Will do. Our daughter plans to help me tomorrow pick up a cattle panel to make an arch for the garden. It entails renting a pick up truck because this thing is 16'X4'.... Way too big to put on top my car. I found a YouTube video that shows you how to load it into the back of a pickup truck, bending it into an arch. Wish us luck. I'm a little intimidated. I picture the thing boomeranging out of the truck on to us or on to another car. We plan to tie the thing down to within an inch of its life. (Pssss...I haven't told my husband. He's in Ohio helping a brother move. I'm sure he'd rather I wait. But I'm impatient) The digging around the strawberry bed and installing the hardware cloth may have to wait.
Weii Cayu, you know that everyone here will be sitting on the edge of their chairs waiting to hear how this adventure went and see your finished product...I know I am. I have questions and I am hopelessly curious about the whole thing and your techniques, and your plans. This is potentially a great addition to your garden. Bonne chance.
Cayuga, please do let us know before your husband comes home. If he is in southern Ohio, I will run down and try to stop him until you have your plan well in hand. Seriously, like Sjoerd, I'm wishing all goes well.
@Growingpains Chuckle! You know I tried today to post photos but the Stew website said they were too big.

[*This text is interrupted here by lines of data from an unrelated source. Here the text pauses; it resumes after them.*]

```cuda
template <typename T, int N, int D, int WARPS, int STAGES, bool OBS = false, int MINB = 1>
__global__ void __launch_bounds__(WARPS * 32, MINB) hk_sched_kernel(const StepParams p) {
    using L = SchedLayout<N, D, WARPS, STAGES, OBS>;
    constexpr int W = L::W;
    constexpr int CHW = (W % 4 == 0) ? 4 : ((W % 2 == 0) ? 2 : 1);
    constexpr int LPG = W / CHW;
    static_assert(LPG <= 32, "a game is copied by at most one warp instruction");
    constexpr int GPI = 32 / LPG;
    constexpr int COPY_ITERS = (32 + GPI - 1) / GPI;
    extern __shared__ __align__(128) uint8_t smem_raw[];
    const int warp = threadIdx.x >> 5, lane = threadIdx.x & 31;
    uint64_t* bar = reinterpret_cast<uint64_t*>(smem_raw) + warp * STAGES;
    uint32_t* wbase = reinterpret_cast<uint32_t*>(smem_raw + L::BAR_BYTES) + (size_t)warp * L::WARP_WORDS;
    uint32_t* stages = wbase;
    uint8_t* clsb = reinterpret_cast<uint8_t*>(wbase + STAGES * L::STAGE_WORDS);
    uint16_t* order = reinterpret_cast<uint16_t*>(wbase + STAGES * L::STAGE_WORDS + L::CLS_WORDS);
    float* obs_tile = reinterpret_cast<float*>(wbase + STAGES * L::STAGE_WORDS + L::CLS_WORDS + L::ORDER_WORDS);
    const int OW = W + (p.obs_coord ? D : 0);
    const bool obs_bulk = OBS && aligned16(p.obs) && ((OW & 3) == 0);

    const long long B = p.B;
    const long long ntiles = (B + 31) >> 5;
    const long long gw = (long long)blockIdx.x * WARPS + warp;
    const long long nw = (long long)gridDim.x * WARPS;
    uint32_t* gst = reinterpret_cast<uint32_t*>(p.out);
    const bool piece_ok = ((reinterpret_cast<uintptr_t>(p.out)) & (CHW * 4 - 1)) == 0;
    const bool bulk = ((W * 4) % 16 == 0) && aligned16(p.out);
    if (lane == 0) {
#pragma unroll
        for (int s = 0; s < STAGES; ++s) mbar_init(&bar[s], 1);
        mbar_fence_init();
    }
    __syncwarp();
    uint32_t phase_bits = 0;
    const uint32_t lt = (1u << lane) - 1u;
    const bool frozen_rest = (p.flags & HK_F_FREEZE_ENDED) && !(p.ops & (HK_OP_REPOSITION | HK_OP_RESCALE));
    const float rest_reward = (p.flags & HK_F_ROLE_AGENT) ? -0.0f : 0.0f;
    const int sub = lane / LPG, piece = lane - sub * LPG;
    int settled_total = 0;

// ... 63 lines not shown
                    fence_async_smem();
                    __syncwarp();
                    if (lane == 0) {
                        mbar_expect_tx(&bar[0], (uint32_t)__popc(vbal) * (uint32_t)(W * 4));
                        bulk_load(stages, gst + first * W, (uint32_t)__popc(vbal) * (uint32_t)(W * 4), &bar[0]);
                    }
                }
            }
            if constexpr (!OBS) {
                if (rest) {
                    if (p.done) p.done[g] = 1;
                    if (p.reward) p.reward[g] = rest_reward;
                    if (p.num_points) p.num_points[g] = (int32_t)(v & 1u);
                }
                const uint32_t restmask = __ballot_sync(0xffffffffu, rest);
                settled_total += __popc(restmask);
                if (p.done_bits && lane == 0) p.done_bits[tile_of(j0 + k)] = restmask;
            }
        }
        classes = __reduce_or_sync(0xffffffffu, classes) & ~1u;
        const bool natural = OBS ? (inplay * 4 >= ngames) : (inplay * SCHED_NATURAL_DEN >= ngames * SCHED_NATURAL_NUM);
        __syncwarp();
        int total = 0;
        if (!natural && inplay <= 32) {
#pragma unroll kSchedPassUnroll
            for (int k = 0; k < nk; ++k) {
                if (!((tilemask >> k) & 1u)) continue;
                const bool m = (clsb[k * 32 + lane] & 7u) != 0u;
                const uint32_t bal = __ballot_sync(0xffffffffu, m);
                if (m) order[total + __popc(bal & lt)] = (uint16_t)(k * 32 + lane);
                total += __popc(bal);
            }
        }
        for (int q = 1; q <= 6 && !natural && inplay > 32; ++q) {
            if (!((classes >> q) & 1u)) continue;
            for (int k = 0; k < nk; ++k) {
                if (!((tilemask >> k) & 1u)) continue;
                const bool m = (clsb[k * 32 + lane] & 7u) == (uint32_t)q;
                const uint32_t bal = __ballot_sync(0xffffffffu, m);
                if (m) order[total + __popc(bal & lt)] = (uint16_t)(k * 32 + lane);
                total += __popc(bal);
            }
        }
        __syncwarp();
        const int nchunks = natural ? __popc(tilemask) : ((total + 31) >> 5);
        uint32_t tiles_left = tilemask;

        auto chunk_game = [&](int v, long long& g, bool& valid) {
            if (natural) {
                const int k = __ffs((int)tiles_left) - 1;
                tiles_left &= tiles_left - 1;
                g = (tile_of(j0 + k) << 5) + lane;
                valid = (g < B) && ((clsb[k * 32 + lane] & 7u) != 0);
                return;
            }
            const int idx = v * 32 + lane;
            valid = idx < total;
// ... 40 lines not shown
                for (int it = 0; it < COPY_ITERS; ++it) {
                    const int s = it * GPI + sub;
                    const long long gs = __shfl_sync(0xffffffffu, g, s & 31);
                    const bool vs = __shfl_sync(0xffffffffu, valid ? 1 : 0, s & 31) != 0;
                    if (sub < GPI && s < 32 && vs) {
                        uint32_t* dst = stage + s * W + piece * CHW;
                        const uint32_t* src = gst + gs * W + piece * CHW;
                        if constexpr (CHW == 4) cp_async_16(dst, src);
                        else if constexpr (CHW == 2) cp_async_8(dst, src);
                        else cp_async_4(dst, src);
                    }
                }
            } else {
                for (int s = 0; s < 32; ++s) {
                    const long long gs = __shfl_sync(0xffffffffu, g, s);
                    const bool vs = __shfl_sync(0xffffffffu, valid ? 1 : 0, s) != 0;
                    if (vs) {
                        for (int w = lane; w < W; w += 32) cp_async_4(stage + s * W + w, gst + gs * W + w);
                    }
                }
            }
            cp_async_commit();
        };

        long long g_cur = 0, g_nxt = 0;
        bool v_cur = false, v_nxt = false;
        if (spec && !natural) {
            mbar_wait(&bar[0], phase_bits & 1u);
            phase_bits ^= 1u;
            spec = false;
        }
        if (inplay) {
            chunk_game(0, g_cur, v_cur);
            if (!spec) gather(g_cur, v_cur, stages, 0);
        }
        for (int k = 0; OBS && k < nk; ++k) {
            const long long g = (tile_of(j0 + k) << 5) + lane;
            const uint32_t code = clsb[k * 32 + lane];
            const bool rest = code & 0x80u;
            const uint32_t v = (code >> 6) & 1u;
            if (rest) {
                if (p.done) p.done[g] = 1;
                if (p.reward) p.reward[g] = rest_reward;
                if (p.num_points) p.num_points[g] = (int32_t)v;
            }
            const uint32_t restmask = __ballot_sync(0xffffffffu, rest);
            settled_total += __popc(restmask);
            if constexpr (OBS) {
                if (p.obs && restmask && !(natural && ((tilemask >> k) & 1u))) {
                    float* orow = obs_tile + lane * OW;
                    bulk_wait_read<0>();
                    __syncwarp();
                    if (rest) {
                        const float z = (v & 1u) ? 0.0f : p.pad;
                        const uint32_t ocm = p.obs_coord ? action_mask(load_action(p.obs_coord, g, p.flags), p.flags) : 0u;
                        if ((OW & 3) == 0 && D <= 4 && !p.obs_coord) {
                            float4* o4 = reinterpret_cast<float4*>(orow);
// ... 26 lines not shown
                            m &= m - 1;
                            warp_copy_words(reinterpret_cast<uint32_t*>(p.obs + (first + r) * OW),
                                            reinterpret_cast<uint32_t*>(obs_tile + r * OW), OW, lane);
                        }
                    }
                    __syncwarp();
                }
            }
            if (p.done_bits && lane == 0) p.done_bits[tile_of(j0 + k)] = restmask;
        }
        __syncwarp();
        if (inplay == 0) continue;
        for (int v = 0; v < nchunks; ++v) {
            const int sidx = (STAGES == 1) ? 0 : (v & 1);
            uint32_t* stage = stages + sidx * L::STAGE_WORDS;
            LaneState ls;
            ls.g = g_cur;
            ls.valid = v_cur;
            ls.shift = (p.ops & HK_OP_SHIFT) && ls.valid;
            ls.ha = 3;
            ls.ax = 0;
            ls.origin = false;
            if (ls.shift) load_actions(p, p.flags, ls.g, 0, ls.ha, ls.ax);
            if constexpr (STAGES == 1 && HK_L2_PREFETCH) {
                if (bulk && natural && tiles_left && lane == 0) {
                    const long long tn = tile_of(j0 + (__ffs((int)tiles_left) - 1));
                    const long long left = B - (tn << 5);
                    bulk_prefetch_l2(gst + (tn << 5) * W, (uint32_t)(left < 32 ? left : 32) * (uint32_t)(W * 4));
                }
            }
            if (bulk) {
                mbar_wait(&bar[sidx], (phase_bits >> sidx) & 1u);
                phase_bits ^= (1u << sidx);
            }
            if constexpr (STAGES >= 2) {
                if (v + 1 < nchunks) {
                    chunk_game(v + 1, g_nxt, v_nxt);
                    gather(g_nxt, v_nxt, stages + ((v + 1) & 1) * L::STAGE_WORDS, (v + 1) & 1);
                    if (!bulk) cp_async_wait<1>();
                } else {
                    if (!bulk) cp_async_wait<0>();
                }
            } else {
                if (!bulk) cp_async_wait<0>();
            }
            __syncwarp();
// ... 1 lines not shown
            bool exceed = false;
            bool chg = false;
            bool released = false;
            if constexpr (SCHED_DIRECT && !OBS && STAGES == 1 && !Elem<T>::is_float) {
                auto release = [&]() {
                    released = true;
                    __syncwarp();
                    if (v + 1 < nchunks) {
                        chunk_game(v + 1, g_nxt, v_nxt);
                        gather(g_nxt, v_nxt, stages, 0);
                    }
                };
                small_process_tile<T, N, D, false, true, decltype(release)>(p, ls, row, exceed, chg, gst + ls.g * W,
                                                                            release);
            } else {
                small_process_tile<T, N, D, false>(p, ls, row, exceed, chg);
            }
            if (ls.valid) {
                if (p.num_points) p.num_points[ls.g] = ls.cnt;
                if (p.done_bits && ls.cnt < 2) atomicOr(p.done_bits + (ls.g >> 5), 1u << (ls.g & 31));
                const uint32_t nv = (ls.cnt <= 1) ? (0x80u | (ls.origin ? 2u : 0u) | (uint32_t)ls.cnt)
                                                  : (uint32_t)(ls.cnt > 127 ? 127 : ls.cnt);
                p.census[ls.g] = (uint8_t)nv;
            }
            if (p.exceed_flag) {
                if (__any_sync(0xffffffffu, exceed && ls.valid) && lane == 0) *p.exceed_flag = 1;
            }
            if constexpr (OBS) {
                if (p.obs) {
                    const bool ingrid = ls.g < B;
                    float* orow = obs_tile + lane * OW;
                    bulk_wait_read<0>();
                    __syncwarp();
                    {
                        T z[W];
                        load_game<T, W>(row, z);
                        if constexpr (Elem<T>::is_float) {
#pragma unroll
                            for (int q = 0; q < W; ++q) z[q] = z[q] + 0.0f;
                        }
                        const uint32_t zl = live_mask<T, N, D>(z);
                        const int zmax = __reduce_max_sync(0xffffffffu, ingrid ? __popc(zl) : 0);
                        bool built = false;
                        if constexpr (D <= 6) built = features_network<T, N, D>(z, zl, zmax, p.flags, p.pad, orow);
                        if (!built) {
                            const int gpow = (OW & -OW) > 32 ? 32 : (OW & -OW);
// ... 103 lines not shown
```

### hironaka_b200/csrc/hk_small.cuh

```cuda
#pragma once
#include <type_traits>

#include "hk_common.cuh"

namespace hk {

constexpr int SMALL_BAR_BYTES = 256;
#ifndef HK_SPARSE_STORE_MAX
#define HK_SPARSE_STORE_MAX 16
#endif

template <int N, int D, bool OBS, int WARPS, int STAGES>
struct SmallLayout {
    static_assert(WARPS * STAGES * 8 <= SMALL_BAR_BYTES, "mbarrier area too small");
    static constexpr int W = N * D;
    static constexpr int TILE_WORDS = 32 * W;
    static constexpr int OBS_W = W + D;
    static constexpr int OBS_WORDS = OBS ? 32 * OBS_W : 0;
    static constexpr int WARP_WORDS = STAGES * TILE_WORDS + OBS_WORDS;
    static constexpr size_t SMEM_BYTES = SMALL_BAR_BYTES + (size_t)WARPS * WARP_WORDS * 4;
};

template <typename T, int W>
__device__ __forceinline__ void load_game(const uint32_t* s, T (&x)[W]) {
// ... 283 lines not shown
            lm = op_newton<T, N, D>(x, lm);
        }
    }
    if constexpr (Elem<T>::is_float) {
        if (ops & HK_OP_RESCALE) op_rescale<N, D>(x, lm, flags & HK_F_RESCALE_EPS);
    }
    return lm;
}

template <typename T>
__device__ __forceinline__ T x_row_value(const uint32_t* row, int w) {
    T v = Elem<T>::from_bits(row[w]);
    if constexpr (Elem<T>::is_float) v = v + 0.0f;
    return v;
}

struct LaneState {
    long long g;
    bool valid, shift;
    int32_t ha, ax;
    int cnt;
    int32_t len;
    bool origin;
};
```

I used to have an app on my phone for shrinking photos but it was uninstalled & I can't remember which one it was... Maybe Lit Photo? I'll get on it growingpains.
Okay, here are the photos: We rented an 18 foot pickup truck to haul the 16 foot cattle panel to the community garden. First time I've ever driven a pickup truck & it was a lot easier than I expected it to be. Actually it was easier than my own manual shift car!! (But if truth be told, as I pulled out of the rental parking lot, my daughter asked me "are you anxious?" I was about to say "no" when I realized I actually was... Just a little bit. She knows me so well!!) (Too well!) Here's the cattle panel, wedged in the truck. It was easy! We didn't get walloped by a boomeranging cattle panel. Whacking the fence posts in with a two by four piece of wood. It seemed safer than using the hatchet I'd brought. Our only problem was that it kept getting impaled on the fence post & we had to yank it off. Giving it my all! Daughter giving it her all! More 'all' from me again TA-DA!!! DITTO! We even got the climbing rose planted on the left side of the arch. Won't it make a grand entrance to my plot? I already have telegraph peas planted on the left, a clematis to go in too, and I plan to plant pole beans on the right. On the ground in the middle of the arch I placed a big flat rock...stepping stone. I plan to plant thyme around it and lettuce closer to the inside of the arches. Hope you can follow what I just described. My daughter & I had so much fun! We kept laughing and laughing at ourselves. And the arch. The piece of wood we were using got so chewed up my daughter said it looked like a piece of salmon. It was funny st the time, but you probably had to be there. And then of course we traded many self congratulatory praises! A very good day.
What a great posting this is. It has all the elements of interest— anxiety, capability, physical exertion, accomplishment and of course self-congratulation. Then naturally posing with the defeated walloper. Perhaps a salmon dinner to celebrate. It was good to see your and other plots there. The soil looks good and I can see some winter mulch still protecting. The idea of the stone and thyme is a really good one, I think. You would brush it as you walk into and out of your allotment, creating a lovely fragrance. A very good day indeed. P.s. Thank you for the pics
Cayuga, what a lovely arch! You and your daughter did a great job of installing it. May I suggest that the next time you have to pound T-bars into the ground, you invest in a five pound short handled mallet. That's what I use, and it does a good job and doesn't look like a piece of salmon afterwards!
Thanks Sjoerd. It was a good day. And yes, the soil at the Garden is pretty good, especially the plots where gardeners have been improving it. @marlingardener yes, I know we needed a better implement! My friend in the neighboring plot arrived with her fence pounder and we finished the last post using it. Here it is: It goes over the post & you just yank it down. The post went in like cutting through butter.
C, I saw a "hack" just the otherday.. paint small berry sized stones red and put them in the patch before berries are ripe.. when the birds come to investigate and steal they get nothing and don't come back...
Oh Cayuga, you and daughter amused me as well. Creating some new piece of a garden can be quite entertaining. Love the photos too. Now I await your husband's reaction when he sees what you accomplished in his absence. U-Haul should pay you for advertising! Great job, Cayuga and daughter! Well done!